We observed that AR CAG repeat polymorphism with ≥20 repeats might confer a protective effect among the prostate cancer patients with 45 years older but not all the prostate cancer patients. To avoid the premature conclusion, we admit that the data was based on three widely evaluated dichotomous comparisons. Considering the statistical power, we did not evaluate other comparisons. It is indicated that, to generate robust data, a much larger sample size including >1,000 subjects in each group is required [43]. Our sample size in each comparison confirmed our ability to detect moderate effects of the genotypes.

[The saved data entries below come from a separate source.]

@@ -889,7 +892,7 @@
 }
 
 int lsa_ndlu_info(const lsa_ndlu* f, int32_t* ntree, int32_t* nlevels, int32_t* max_front, int64_t* factor_entries, int64_t* front_entries,
-                  int64_t* apply_bytes, int32_t* apply_launches, double* seconds_analyse, double* seconds_numeric) {
+                  int64_t* apply_bytes, int32_t* apply_launches, double* seconds_analyse, double* seconds_numeric, int32_t* factor_launches) {
     if (!f) return LSA_ERR_ARG;
     const NdSymbolic& S = f->S;
     if (ntree) *ntree = S.nt;
@@ -906,7 +909,8 @@
     if (apply_launches) *apply_launches = f->solve_launches;
     if (seconds_analyse) *seconds_analyse = f->seconds_analyse;
     if (seconds_numeric) *seconds_numeric = f->seconds_numeric;
-    return LSA_OK;
-}
-
-}
+    if (factor_launches) *factor_launches = f->factor_launches;
+    return LSA_OK;
+}
+
+}
diff --git a/lsa-fw_amd/csrc/ndlu_factor.hip b/lsa-fw_amd/csrc/ndlu_factor.hip
--- a/lsa-fw_amd/csrc/ndlu_factor.hip
+++ b/lsa-fw_amd/csrc/ndlu_factor.hip
@@ -1,4 +1,12 @@
 #include "ndlu_internal.h"
+
+#include <utility>
+
+#define ND_LAUNCH(f, ...)                   \
+    do {                                    \
+        ++(f)->factor_launches;             \
+        hipLaunchKernelGGL(__VA_ARGS__);    \
+    } while (0)
 
 namespace {
 
@@ -113,11 +121,42 @@
     return ((unsigned long long)__double_as_longlong(mag2) & ~0xFFFFull) | (unsigned long long)(65535 - row);
 }
 
+template <typename F, int... J>
+__device__ __forceinline__ void static_for_seq(F&& f, std::integer_sequence<int, J...>) {
+    (f(std::integral_constant<int, J>{}), ...);
+}
+template <int N, typename F>
+__device__ __forceinline__ void static_for(F&& f) {
+    static_for_seq(f, std::make_integer_sequence<int, N>{});
+}
+
+
+
+template <typename T>
+__device__ __forceinline__ void gj_stage_column(const NdNodeDev& nd, const T* front, const int32_t* ipiv, int32_t kb, int32_t kw, int32_t ycap,
+                                                int32_t c, int32_t c_hi, T* ybuf) {
+    const int32_t m = nd.m, ld = nd.f;
+    const int32_t nb = min(kw, m - kb);
+    if (nb <= 0 || m <= kNB || c >= min(m, c_hi)) return;
+    const T* a = front + nd.front_off;
+    T* yb = ybuf + (size_t)ycap * nd.piv_off;
+    const int32_t* pv = ipiv + nd.piv_off + kb;
+    int32_t j = 0;
+    for (; j + 4 <= nb; j += 4) {
+        const T v0 = a[(size_t)pv[j] * ld + c], v1 = a[(size_t)pv[j + 1] * ld + c], v2 = a[(size_t)pv[j + 2] * ld + c], v3 = a[(size_t)pv[j + 3] * ld + c];
+        yb[(size_t)j * m + c] = v0;
+        yb[(size_t)(j + 1) * m + c] = v1;
+        yb[(size_t)(j + 2) * m + c] = v2;
+        yb[(size_t)(j + 3) * m + c] = v3;
+    }
+    for (; j < nb; ++j) yb[(size_t)j * m + c] = a[(size_t)pv[j] * ld + c];
+}
 
 template <typename T, int NT, int RPT, int W>
 __global__ __launch_bounds__(NT) void nd_gj_fused_kernel(const int32_t* __restrict__ lvl_nodes, const NdNodeDev* __restrict__ nodes,
                                                          T* __restrict__ front, int32_t* __restrict__ ipiv, int32_t* __restrict__ rowq,
-                                                         int32_t kb, int32_t k0, int32_t kprev, int32_t* __restrict__ flag, double tiny2) {
+                                                         int32_t kb, int32_t k0, int32_t kprev, int32_t* __restrict__ flag, double tiny2,
+                                                         int32_t ystage, T* __restrict__ ybuf, int32_t c_hi) {
     __shared__ unsigned long long skey[W];
     __shared__ T prow_s[2][W];
     __shared__ int32_t prows[W];
@@ -128,6 +167,10 @@
     const int32_t m = nd.m, ld = nd.f;
     T* a = front + nd.front_off;
     const int tid = threadIdx.x, lane = tid & 63;
+    if (ystage > 0 && (int32_t)blockIdx.y >= ystage) {
+        gj_stage_column<T>(nd, front, ipiv, kb, kNB, kNB, ((int32_t)blockIdx.y - ystage) * NT + tid, c_hi, ybuf);
+        return;
+    }
     const int32_t wp = kprev >= 0 ? min(W, m - kprev) : 0;
     if (blockIdx.y > 0) {
         if (wp <= 0) return;
@@ -145,11 +188,11 @@
         T y[W];
 #pragma unroll
         for (int j = 0; j < W; ++j) y[j] = yprev[j][tid & 15];
-        constexpr int RL = NT / 16;
-        for (int32_t i0 = tid >> 4; i0 < m; i0 += 4 * RL) {
-            T cur[4], mult[4][W];
-#pragma unroll
-            for (int u = 0; u < 4; ++u) {
+        constexpr int RL = NT / 16, U = W > 8 ? 2 : 4;
+        for (int32_t i0 = tid >> 4; i0 < m; i0 += U * RL) {
+            T cur[U], mult[U][W];
+#pragma unroll
+            for (int u = 0; u < U; ++u) {
                 const int32_t i = i0 + u * RL;
                 const T* ai = a + (size_t)min(i, m - 1) * ld;
                 cur[u] = ai[c];
@@ -157,7 +200,7 @@
                 for (int j = 0; j < W; ++j) mult[u][j] = j < wp ? ai[kprev + j] : scalar_traits<T>::zero();
             }
 #pragma unroll
-            for (int u = 0; u < 4; ++u) {
+            for (int u = 0; u < U; ++u) {
                 const int32_t i = i0 + u * RL;
                 if (i >= m) break;
                 bool is_piv = false;
@@ -181,9 +224,11 @@
         pprev[tid] = tid < wp ? piv[kprev + tid] : -1;
     }
     __syncthreads();
-    if (wp > 0 && tid < W * W) {
-        const int j = tid / W, cc = tid % W;
-        yprev[j][cc] = (j < wp && cc < w) ? a[(size_t)pprev[j] * ld + k0 + cc] : scalar_traits<T>::zero();
+    if (wp > 0) {
+        for (int e = tid; e < W * W; e += NT) {
+            const int j = e / W, cc = e % W;
+            yprev[j][cc] = (j < wp && cc < w) ? a[(size_t)pprev[j] * ld + k0 + cc] : scalar_traits<T>::zero();
+        }
     }
     T r[RPT][W];
     bool used[RPT];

Since prostate cancer is a late-onset disease [44], we removed studies with control groups including subjects less than 45 years old, and found that the magnitude of association was strengthened for comparison of ≥20 repeats of CAG sequence with others. Given that age is a surrogate for a host of unmeasured attributers; we speculate that the CAG repeat polymorphism might interact with age, so that incorporation of gene-age interaction might overcome part of the inconsistencies. In addition, we cannot exclude the possibility of moderate effect of CAG repeat polymorphism on prostate cancer in view of the marginal associations. This polymorphism might in linkage with other genes or polymorphisms within or near the AR to drive the malignant phenotype. A large, well-performed study focusing on both gene–gene and gene-environment interaction is needed to explore the mechanism of prostate carcinogenesis.

Moreover, the incidence of prostate cancer varies widely across the world, so we conducted subgroup analysis to assess this geographic effect. Of note we observed that the marginally protective effect of ≥20 CAG repeats in European populations. Additionally, although no significance was reached in populations from the USA, the magnitude of AR CAG repeat polymorphism remained almost the same across different comparisons. This divergence may be due to the different genetic backgrounds among ethnic groups. It is necessary to construct a database of polymorphisms associated with prostate cancer in each racial/ethnic group.

Besides, we separately performed analyses across populations with different study designs, and found associations were slightly different for all comparisons between population-based studies and hospital-based studies. Further meta-regression analysis did not reveal significant source of between-study heterogeneity for study design, as well as for age and geographic region. Although some statistical bias could not be eliminated and there was an indication of significant between-study heterogeneity, there was no evidence of publication bias for all comparisons in this meta-analysis as reflected by both the fail-safe number and the Egger’s test, indicating the strength of our results.

The strengths of our study include a large sample size and no indication of publication bias. However, some limitations should be considered. First, all included studies had the cross-sectional design, which precludes further comments on cause-effect relationship. Second, due to the relative small sample size of some studies or lack of necessary information, we were unable to perform further subgroup analyses. Third, we cannot retrieve common information from all these original publications upon various confounding factors such as smoking and drinking. Thus, we cannot jump to a conclusion until further confirmation/validation of our finding is made.

In summary, this meta-analysis has extended previous findings on the association between AR CAG repeat polymorphism and prostate cancer risk. We found that AR CAG repeat polymorphism with ≥20 repeats might confer a protective effect among the prostate cancer patients with 45 years older but not all the prostate cancer patients. Further studies are required to investigate AR adjacent genetic markers to confirm whether the present association is causal or due to linkage disequilibrium.